Saved data entries
┏━━
@@ -1042,11 +1052,14 @@
 
 static ConvRoute route_conv(const ConvProblem& p, const LpSwitches& sw) {
     const bool pipe = sw.conv_pipe != 0 && (p.gate == nullptr || sw.*p.gate != 0);
-    if (p.mode == kModeStem) return ConvRoute{pipe && stem2d_shape_ok(p.g) ? LP_CONV_KERNEL_RES2D : LP_CONV_KERNEL_IGEMM, 64, p.mode, p.ek};
-    if (pipe && sw.conv_res2d != 0 && admits_res2d(p)) return ConvRoute{LP_CONV_KERNEL_RES2D, 64, p.mode, p.ek};
-    if (pipe && admits_pipe(p))
-        return ConvRoute{sw.conv_halo != 0 && admits_halo(p) ? LP_CONV_KERNEL_PIPE_HALO : LP_CONV_KERNEL_PIPE, p.N > 64 ? 128 : 64, p.mode, p.ek};
-    return ConvRoute{p.igemm_form ? LP_CONV_KERNEL_IGEMM : kNoKernel, p.igemm_cols > 64 ? 128 : 64, p.mode, p.ek};
+    if (p.mode == kModeStem) return ConvRoute{pipe && stem2d_shape_ok(p.g) ? LP_CONV_KERNEL_RES2D : LP_CONV_KERNEL_IGEMM, 64, p.mode, p.ek, false};
+    if (pipe && sw.conv_res2d != 0 && admits_res2d(p)) return ConvRoute{LP_CONV_KERNEL_RES2D, 64, p.mode, p.ek, false};
+    if (pipe && admits_pipe(p)) {
+        if (sw.conv_halo != 0 && admits_halo(p)) return ConvRoute{LP_CONV_KERNEL_PIPE_HALO, p.N > 64 ? 128 : 64, p.mode, p.ek, false};
+        const bool wres = sw.pipe_wres != 0 && admits_wres(p) && (sw.pipe_wres == 2 || wres_tuned(p));
+        return ConvRoute{LP_CONV_KERNEL_PIPE, p.N > 64 ? 128 : 64, p.mode, p.ek, wres};
+    }
+    return ConvRoute{p.igemm_form ? LP_CONV_KERNEL_IGEMM : kNoKernel, p.igemm_cols > 64 ? 128 : 64, p.mode, p.ek, false};
 }
 
 static int conv_max_wgs(int per_cu) {
@@ -1096,7 +1109,7 @@
                        (unsigned)(2ull * g.B * g.Hi * g.Wi * 4), g.B, g.Ho, g.Wo, ntiles, p.ep);
 }
 
-template <int BN, int MODE, int EK, bool HALO = false>
+template <int BN, int MODE, int EK, bool HALO = false, bool WRES = false>
 static void launch_pipe(const ConvProblem& p, hipStream_t st) {
     const ConvGeom& g = p.g;
     const int tm = (p.M + kPM - 1) / kPM, tn = p.N / BN, ntiles = tm * tn;
@@ -1105,7 +1118,7 @@
     const unsigned x_bytes = (unsigned)(2ull * (MODE == kModeDgrad ? (size_t)g.B * g.Ho * g.Wo * g.Co : (size_t)g.B * g.Hi * g.Wi * g.Ci));
     const unsigned w_bytes = (unsigned)(2ull * (size_t)p.N * g.R * g.S * ck);
     const HaloDivs hd{make_fastdiv(g.Hi), make_fastdiv(g.Wi + 2), make_fastdiv(g.Hi + 2)};
-    hipLaunchKernelGGL((conv_pipe_kernel<BN, MODE, EK, HALO>), dim3(grid), dim3(512), 0, st, (const unsigned short*)p.x, (const unsigned short*)p.w,
+    hipLaunchKernelGGL((conv_pipe_kernel<BN, MODE, EK, HALO, WRES>), dim3(grid), dim3(512), 0, st, (const unsigned short*)p.x, (const unsigned short*)p.w,
                        x_bytes, w_bytes, g, p.lat, make_fastdiv(p.lat.nh * p.lat.nw), make_fastdiv(p.lat.nw), p.M, p.N, p.K, tn, ntiles, p.ep, hd);
 }
 
@@ -1119,6 +1132,15 @@
             default: return launch_igemm<BN, kModeAttn>(p, st);
         }
     }
+    if (r.wres) {
+        switch (r.ek) {
+            case kEkNone: return launch_pipe<BN, kModeFwd, kEkNone, false, true>(p, st);
+            case kEkZ: return launch_pipe<BN, kModeDgrad, kEkZ, false, true>(p, st);
+            case kEkAZB: return launch_pipe<BN, kModeDgrad, kEkAZB, false, true>(p, st);
+            case kEkPB: return launch_pipe<BN, kModeDgrad, kEkPB, false, true>(p, st);
+            default: return launch_pipe<BN, kModeDgrad, kEkPlain, false, true>(p, st);
+        }
+    }
     const bool halo = r.kernel == LP_CONV_KERNEL_PIPE_HALO;
     switch (r.ek) {
         case kEkNone: return halo ? launch_pipe<BN, kModeFwd, kEkNone, true>(p, st) : launch_pipe<BN, kModeFwd, kEkNone>(p, st);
┗━━
Transcribe each entry exactly as it appears.

- ANSWER SPACE
@@ -1042,11 +1052,14 @@
 
 static ConvRoute route_conv(const ConvProblem& p, const LpSwitches& sw) {
     const bool pipe = sw.conv_pipe != 0 && (p.gate == nullptr || sw.*p.gate != 0);
-    if (p.mode == kModeStem) return ConvRoute{pipe && stem2d_shape_ok(p.g) ? LP_CONV_KERNEL_RES2D : LP_CONV_KERNEL_IGEMM, 64, p.mode, p.ek};
-    if (pipe && sw.conv_res2d != 0 && admits_res2d(p)) return ConvRoute{LP_CONV_KERNEL_RES2D, 64, p.mode, p.ek};
-    if (pipe && admits_pipe(p))
-        return ConvRoute{sw.conv_halo != 0 && admits_halo(p) ? LP_CONV_KERNEL_PIPE_HALO : LP_CONV_KERNEL_PIPE, p.N > 64 ? 128 : 64, p.mode, p.ek};
-    return ConvRoute{p.igemm_form ? LP_CONV_KERNEL_IGEMM : kNoKernel, p.igemm_cols > 64 ? 128 : 64, p.mode, p.ek};
+    if (p.mode == kModeStem) return ConvRoute{pipe && stem2d_shape_ok(p.g) ? LP_CONV_KERNEL_RES2D : LP_CONV_KERNEL_IGEMM, 64, p.mode, p.ek, false};
+    if (pipe && sw.conv_res2d != 0 && admits_res2d(p)) return ConvRoute{LP_CONV_KERNEL_RES2D, 64, p.mode, p.ek, false};
+    if (pipe && admits_pipe(p)) {
+        if (sw.conv_halo != 0 && admits_halo(p)) return ConvRoute{LP_CONV_KERNEL_PIPE_HALO, p.N > 64 ? 128 : 64, p.mode, p.ek, false};
+        const bool wres = sw.pipe_wres != 0 && admits_wres(p) && (sw.pipe_wres == 2 || wres_tuned(p));
+        return ConvRoute{LP_CONV_KERNEL_PIPE, p.N > 64 ? 128 : 64, p.mode, p.ek, wres};
+    }
+    return ConvRoute{p.igemm_form ? LP_CONV_KERNEL_IGEMM : kNoKernel, p.igemm_cols > 64 ? 128 : 64, p.mode, p.ek, false};
 }
 
 static int conv_max_wgs(int per_cu) {
@@ -1096,7 +1109,7 @@
                        (unsigned)(2ull * g.B * g.Hi * g.Wi * 4), g.B, g.Ho, g.Wo, ntiles, p.ep);
 }
 
-template <int BN, int MODE, int EK, bool HALO = false>
+template <int BN, int MODE, int EK, bool HALO = false, bool WRES = false>
 static void launch_pipe(const ConvProblem& p, hipStream_t st) {
     const ConvGeom& g = p.g;
     const int tm = (p.M + kPM - 1) / kPM, tn = p.N / BN, ntiles = tm * tn;
@@ -1105,7 +1118,7 @@
     const unsigned x_bytes = (unsigned)(2ull * (MODE == kModeDgrad ? (size_t)g.B * g.Ho * g.Wo * g.Co : (size_t)g.B * g.Hi * g.Wi * g.Ci));
     const unsigned w_bytes = (unsigned)(2ull * (size_t)p.N * g.R * g.S * ck);
     const HaloDivs hd{make_fastdiv(g.Hi), make_fastdiv(g.Wi + 2), make_fastdiv(g.Hi + 2)};
-    hipLaunchKernelGGL((conv_pipe_kernel<BN, MODE, EK, HALO>), dim3(grid), dim3(512), 0, st, (const unsigned short*)p.x, (const unsigned short*)p.w,
+    hipLaunchKernelGGL((conv_pipe_kernel<BN, MODE, EK, HALO, WRES>), dim3(grid), dim3(512), 0, st, (const unsigned short*)p.x, (const unsigned short*)p.w,
                        x_bytes, w_bytes, g, p.lat, make_fastdiv(p.lat.nh * p.lat.nw), make_fastdiv(p.lat.nw), p.M, p.N, p.K, tn, ntiles, p.ep, hd);
 }
 
@@ -1119,6 +1132,15 @@
             default: return launch_igemm<BN, kModeAttn>(p, st);
         }
     }
+    if (r.wres) {
+        switch (r.ek) {
+            case kEkNone: return launch_pipe<BN, kModeFwd, kEkNone, false, true>(p, st);
+            case kEkZ: return launch_pipe<BN, kModeDgrad, kEkZ, false, true>(p, st);
+            case kEkAZB: return launch_pipe<BN, kModeDgrad, kEkAZB, false, true>(p, st);
+            case kEkPB: return launch_pipe<BN, kModeDgrad, kEkPB, false, true>(p, st);
+            default: return launch_pipe<BN, kModeDgrad, kEkPlain, false, true>(p, st);
+        }
+    }
     const bool halo = r.kernel == LP_CONV_KERNEL_PIPE_HALO;
     switch (r.ek) {
         case kEkNone: return halo ? launch_pipe<BN, kModeFwd, kEkNone, true>(p, st) : launch_pipe<BN, kModeFwd, kEkNone>(p, st);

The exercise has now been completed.